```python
def smoke() -> None:
    import json

    import numpy as np

    sys.path.insert(0, ROOT)
    sys.path.insert(0, os.path.join(ROOT, "tests"))
    from conftest import fixture_arrays
    from simple_pbft_amd import Verifier
    import ctypes
    import hashlib

    with open(os.path.join(ROOT, "tests", "golden", "ecdsa.json")) as f:
        fx = json.load(f)
    keys, hashes, sigs, kidx, expect = fixture_arrays(fx)
    with Verifier(device_mask=1) as v:
        valid = v.register_keys(keys)
        assert valid.tolist() == [k["valid"] for k in fx["keys"]]
        got = v.verify_batch(hashes, sigs, kidx)
        assert (got == expect).all(), "GPU accept bitmap differs from the golden fixtures"
        so = os.path.join(ROOT, "oracle", "liboracle.so")
        if os.path.exists(so):
            L = ctypes.CDLL(so)
            vp = ctypes.c_void_p
            L.oracle_ecdsa_p256_verify_batch.argtypes = [vp, vp, vp, ctypes.c_uint64, vp, ctypes.c_uint32, vp,
                                                         ctypes.c_int]
            n = len(kidx)
            bm = np.zeros((n + 7) // 8, np.uint8)
            L.oracle_ecdsa_p256_verify_batch(hashes.ctypes.data, sigs.ctypes.data, kidx.ctypes.data, n,
                                             keys.ctypes.data, len(keys), bm.ctypes.data, 4)
            assert (np.unpackbits(bm, bitorder="little")[:n].astype(bool) == got).all()
        msgs = [b"abc", b"", bytes(range(256)) * 3]
        blob, off, ln = v.pack(msgs)
        dg = v.sha256_batch(blob, off, ln)
        assert all(dg[i].tobytes() == hashlib.sha256(m).digest() for i, m in enumerate(msgs))
    print("smoke ok: %d signatures, %d digests bit-exact" % (len(kidx), len(msgs)))


if __name__ == "__main__":
    build()
    if len(sys.argv) > 1 and sys.argv[1] == "smoke":
        smoke()
```

### simple_pbft_amd/csrc/fes.h

```cpp
#pragma once
#include "fe29.h"

namespace pbftv {

PBFTV_HD uint64_t smul(uint32_t a, uint32_t b) { return (uint64_t)((int64_t)(int32_t)a * (int64_t)(int32_t)b); }

PBFTV_HD void fs_cols_init(uint64_t t[17]) {
  PBFTV_UNROLL for (int k = 0; k < 17; ++k) t[k] = 0;
}

PBFTV_HD void fs_digit(uint64_t t[17], int i, uint32_t c8, uint32_t c9, uint32_t c18, uint32_t c21, uint32_t c24) {
  const uint32_t m = (uint32_t)t[i];
  const uint32_t h = (uint32_t)(t[i] >> 32);
  t[i + 1] += smul(h, c8);
  t[i + 3] += (uint64_t)m * c9;
  t[i + 6] += (uint64_t)m * c18;
  t[i + 7] += (uint64_t)m * c21;
  t[i + 8] += (uint64_t)m * c24;
}

PBFTV_HD void fs_digit_top(uint64_t t[17], uint32_t c9, uint32_t c18, uint32_t c21, uint32_t c24) {
  const uint32_t m = (uint32_t)t[8] & kMask29;
  t[9] += (uint64_t)((int64_t)t[8] >> 29);
  t[11] += (uint64_t)m * c9;
  t[14] += (uint64_t)m * c18;
  t[15] += (uint64_t)m * c21;
  t[16] += (uint64_t)m * c24;
}

#if defined(__HIP_DEVICE_COMPILE__)
__device__ __forceinline__ uint32_t opaque_limb(uint32_t x) {
  asm("" : "+v"(x));
  return x;
}
#else
static inline uint32_t opaque_limb(uint32_t x) { return x; }
#endif

PBFTV_HD void fs_out(fe& r, uint64_t t[17]) {
  PBFTV_UNROLL for (int j = 9; j < 16; ++j) {
    r.v[j - 9] = opaque_limb((uint32_t)t[j] & kMask29);
    t[j + 1] += (uint64_t)((int64_t)t[j] >> 29);
  }
  r.v[7] = opaque_limb((uint32_t)t[16] & kMask29);
  r.v[8] = (uint32_t)((int64_t)t[16] >> 29);
}

#define PBFTV_FS_CONSTS                                                                                   \
  const uint32_t c8 = opaque_u32(8u), c9 = opaque_u32(1u << 9), c18 = opaque_u32(1u << 18),               \
                 c21 = opaque_u32(kC21), c24 = opaque_u32(kC24)

PBFTV_HD void fs_mul(fe& r, const fe& a, const fe& b) {
  PBFTV_FS_CONSTS;
  uint64_t t[17];
  fs_cols_init(t);
  PBFTV_UNROLL for (int i = 0; i < 9; ++i) {
    PBFTV_UNROLL for (int j = 0; j < 9; ++j) t[i + j] += smul(a.v[i], b.v[j]);
    if (i < 8) fs_digit(t, i, c8, c9, c18, c21, c24);
    else fs_digit_top(t, c9, c18, c21, c24);
  }
  fs_out(r, t);
}

PBFTV_HD void fs_mul2_add(fe& r, const fe& a, const fe& b, const fe& c, const fe& d) {
  PBFTV_FS_CONSTS;
  uint64_t t[17];
  fs_cols_init(t);
  PBFTV_UNROLL for (int i = 0; i < 9; ++i) {
    PBFTV_UNROLL for (int j = 0; j < 9; ++j) t[i + j] += smul(a.v[i], b.v[j]);
    PBFTV_UNROLL for (int j = 0; j < 9; ++j) t[i + j] += smul(c.v[i], d.v[j]);
    if (i < 8) fs_digit(t, i, c8, c9, c18, c21, c24);
    else fs_digit_top(t, c9, c18, c21, c24);
  }
  fs_out(r, t);
}

PBFTV_HD void fs_sqr(fe& r, const fe& a) {
  PBFTV_FS_CONSTS;
  uint64_t t[17];
  uint32_t a2[9];
  PBFTV_UNROLL for (int i = 0; i < 9; ++i) a2[i] = a.v[i] << 1;
  fs_cols_init(t);
  PBFTV_UNROLL for (int i = 0; i < 9; ++i) {
    t[2 * i] += smul(a.v[i], a.v[i]);
    PBFTV_UNROLL for (int j = i + 1; j < 9; ++j) t[i + j] += smul(a.v[i], a2[j]);
  }
  PBFTV_UNROLL for (int i = 0; i < 8; ++i) fs_digit(t, i, c8, c9, c18, c21, c24);
  fs_digit_top(t, c9, c18, c21, c24);
  fs_out(r, t);
}

PBFTV_HD void fs_sqr_sub2(fe& r, const fe& a, const fe& b, const fe& c) {
  PBFTV_FS_CONSTS;
  const uint32_t cm1 = opaque_u32(0xFFFFFFFFu);
  uint64_t t[17];
  uint32_t a2[9];
  PBFTV_UNROLL for (int i = 0; i < 9; ++i) a2[i] = a.v[i] << 1;
  fs_cols_init(t);
  PBFTV_UNROLL for (int i = 0; i < 9; ++i) {
    t[2 * i] += smul(a.v[i], a.v[i]);
    PBFTV_UNROLL for (int j = i + 1; j < 9; ++j) t[i + j] += smul(a.v[i], a2[j]);
  }
  PBFTV_UNROLL for (int k = 0; k < 8; ++k) t[9 + k] += smul(b.v[k] + (c.v[k] << 1), cm1);
  PBFTV_UNROLL for (int i = 0; i < 8; ++i) fs_digit(t, i, c8, c9, c18, c21, c24);
  fs_digit_top(t, c9, c18, c21, c24);
  fs_out(r, t);
  r.v[8] = r.v[8] - b.v[8] - (c.v[8] << 1);
}

PBFTV_HD void fs_sqr_mul_add(fe& r, const fe& a, const fe& b, const fe& c) {
  PBFTV_FS_CONSTS;
  uint64_t t[17];
  uint32_t a2[9];
  PBFTV_UNROLL for (int i = 0; i < 9; ++i) a2[i] = a.v[i] << 1;
  fs_cols_init(t);
  PBFTV_UNROLL for (int i = 0; i < 9; ++i) {
    t[2 * i] += smul(a.v[i], a.v[i]);
    PBFTV_UNROLL for (int j = i + 1; j < 9; ++j) t[i + j] += smul(a.v[i], a2[j]);
    PBFTV_UNROLL for (int j = 0; j < 9; ++j) t[i + j] += smul(b.v[i], c.v[j]);
    if (i < 8) fs_digit(t, i, c8, c9, c18, c21, c24);
    else fs_digit_top(t, c9, c18, c21, c24);
  }
  fs_out(r, t);
}

PBFTV_HD void fs_sub(fe& r, const fe& a, const fe& b) {
  PBFTV_UNROLL for (int i = 0; i < 9; ++i) r.v[i] = a.v[i] - b.v[i];
}

PBFTV_HD void fs_neg(fe& r, const fe& a) {
  PBFTV_UNROLL for (int i = 0; i < 9; ++i) r.v[i] = 0u - a.v[i];
}

PBFTV_HD void fs_cneg(fe& r, const fe& a, bool neg) {
  const uint32_t m = 0u - (uint32_t)neg;
  PBFTV_UNROLL for (int i = 0; i < 9; ++i) r.v[i] = (a.v[i] ^ m) - m;
}

PBFTV_HD void fs_norm(fe& r, const fe& a) {
  int32_t d[9];
  PBFTV_UNROLL for (int i = 0; i < 9; ++i) d[i] = (int32_t)a.v[i];
  PBFTV_UNROLL for (int i = 0; i < 8; ++i) {
    d[i + 1] += d[i] >> 29;
    d[i] &= (int32_t)kMask29;
  }
  PBFTV_UNROLL for (int i = 0; i < 9; ++i) r.v[i] = (uint32_t)d[i];
}

PBFTV_HD void fs_canon(fe& r, const fe& a) {
  int32_t d[9];
  PBFTV_UNROLL for (int i = 0; i < 9; ++i) d[i] = (int32_t)a.v[i];
  fe n;
  fe_fold_carry(n, d);
  fe_canon(r, n);
}

PBFTV_HD bool fs_is_zero(const fe& a) {
  int32_t d[9];
  PBFTV_UNROLL for (int i = 0; i < 9; ++i) d[i] = (int32_t)a.v[i];
  fe n;
  fe_fold_carry(n, d);
  uint32_t o = 0;
  PBFTV_UNROLL for (int i = 0; i < 9; ++i) o |= n.v[i] ^ kP[i];
  return o == 0;
}

struct xyzz_s {
  fe x, y, zz, zzz;
};

PBFTV_HD void xyzz_madd_s(xyzz_s& acc, const fe& x2, const fe& y2) {
  fe u2, s2, p, r, pp, ppp, q, t, ny;
  fs_mul(u2, x2, acc.zz);
  fs_mul(s2, y2, acc.zzz);
  fs_sub(p, u2, acc.x);
  fs_sub(r, s2, acc.y);
  fs_sqr(pp, p);
  fs_mul(ppp, p, pp);
  fs_mul(q, acc.x, pp);
  fe x3;
  fs_sqr_sub2(x3, r, ppp, q);
  fs_sub(t, q, x3);
  fs_neg(ny, acc.y);
  fs_mul2_add(acc.y, r, t, ny, ppp);
  fs_mul(acc.zz, acc.zz, pp);
  fs_mul(acc.zzz, acc.zzz, ppp);
  acc.x = x3;
}

PBFTV_HD void xyzz_madd_s_flip(xyzz_s& acc, const fe& x2, const fe& y2) {
  fe u2, s2, p, r, pp, ppp, q, t;
  fs_mul(u2, x2, acc.zz);
  fs_mul(s2, y2, acc.zzz);
  fs_sub(p, u2, acc.x);
  fs_sub(r, s2, acc.y);
  fs_sqr(pp, p);
  fs_mul(ppp, p, pp);
  fs_mul(q, acc.x, pp);
  fe x3;
  fs_sqr_sub2(x3, r, ppp, q);
  fs_sub(t, x3, q);
  fs_mul2_add(acc.y, r, t, acc.y, ppp);
  fs_mul(acc.zz, acc.zz, pp);
  fs_mul(acc.zzz, acc.zzz, ppp);
  acc.x = x3;
}

PBFTV_HD void xyzz_aff_aff_s(xyzz_s& acc, const fe& x0, const fe& y0, const fe& x1, const fe& y1, bool flip) {
  fe e, dy, d, p, pp, ppp, q, x3, t;
  fs_cneg(e, y0, flip);
  fs_sub(dy, y1, e);
  fs_norm(d, dy);
  fs_sub(p, x1, x0);
  fs_sqr(pp, p);
  fs_mul(ppp, p, pp);
  fs_mul(q, x0, pp);
  fs_sqr_sub2(x3, d, ppp, q);
  fs_sub(t, x3, q);
  fs_mul2_add(acc.y, d, t, e, ppp);
  acc.x = x3;
  acc.zz = pp;
  acc.zzz = ppp;
}

struct xyzz_last_s {
  fe p, rr, pp, base;
};

PBFTV_HD void xyzz_last_prep_s(xyzz_last_s& L, const xyzz_s& acc, const fe& x2, const fe& y2) {
  fe u2, s2;
  fs_mul(u2, x2, acc.zz);
  fs_mul(s2, y2, acc.zzz);
  fs_sub(L.p, u2, acc.x);
  fs_sub(L.rr, s2, acc.y);
  fs_sqr(L.pp, L.p);
  PBFTV_UNROLL for (int i = 0; i < 9; ++i) L.base.v[i] = u2.v[i] + acc.x.v[i];
}

PBFTV_HD void xyzz_last_d_s(fe& d, const xyzz_last_s& L, const fe& rz) {
  fe w, wn;
  PBFTV_UNROLL for (int i = 0; i < 9; ++i) w.v[i] = 0u - L.base.v[i] - rz.v[i];
  fs_norm(wn, w);
  fs_sqr_mul_add(d, L.rr, L.pp, wn);
}

}
```

Before: 919.8 million verifies/s.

Work to be completed: Wherever a line in the data above contains the word "expect", copy that line.

Task output:
    keys, hashes, sigs, kidx, expect = fixture_arrays(fx)
        assert (got == expect).all(), "GPU accept bitmap differs from the golden fixtures"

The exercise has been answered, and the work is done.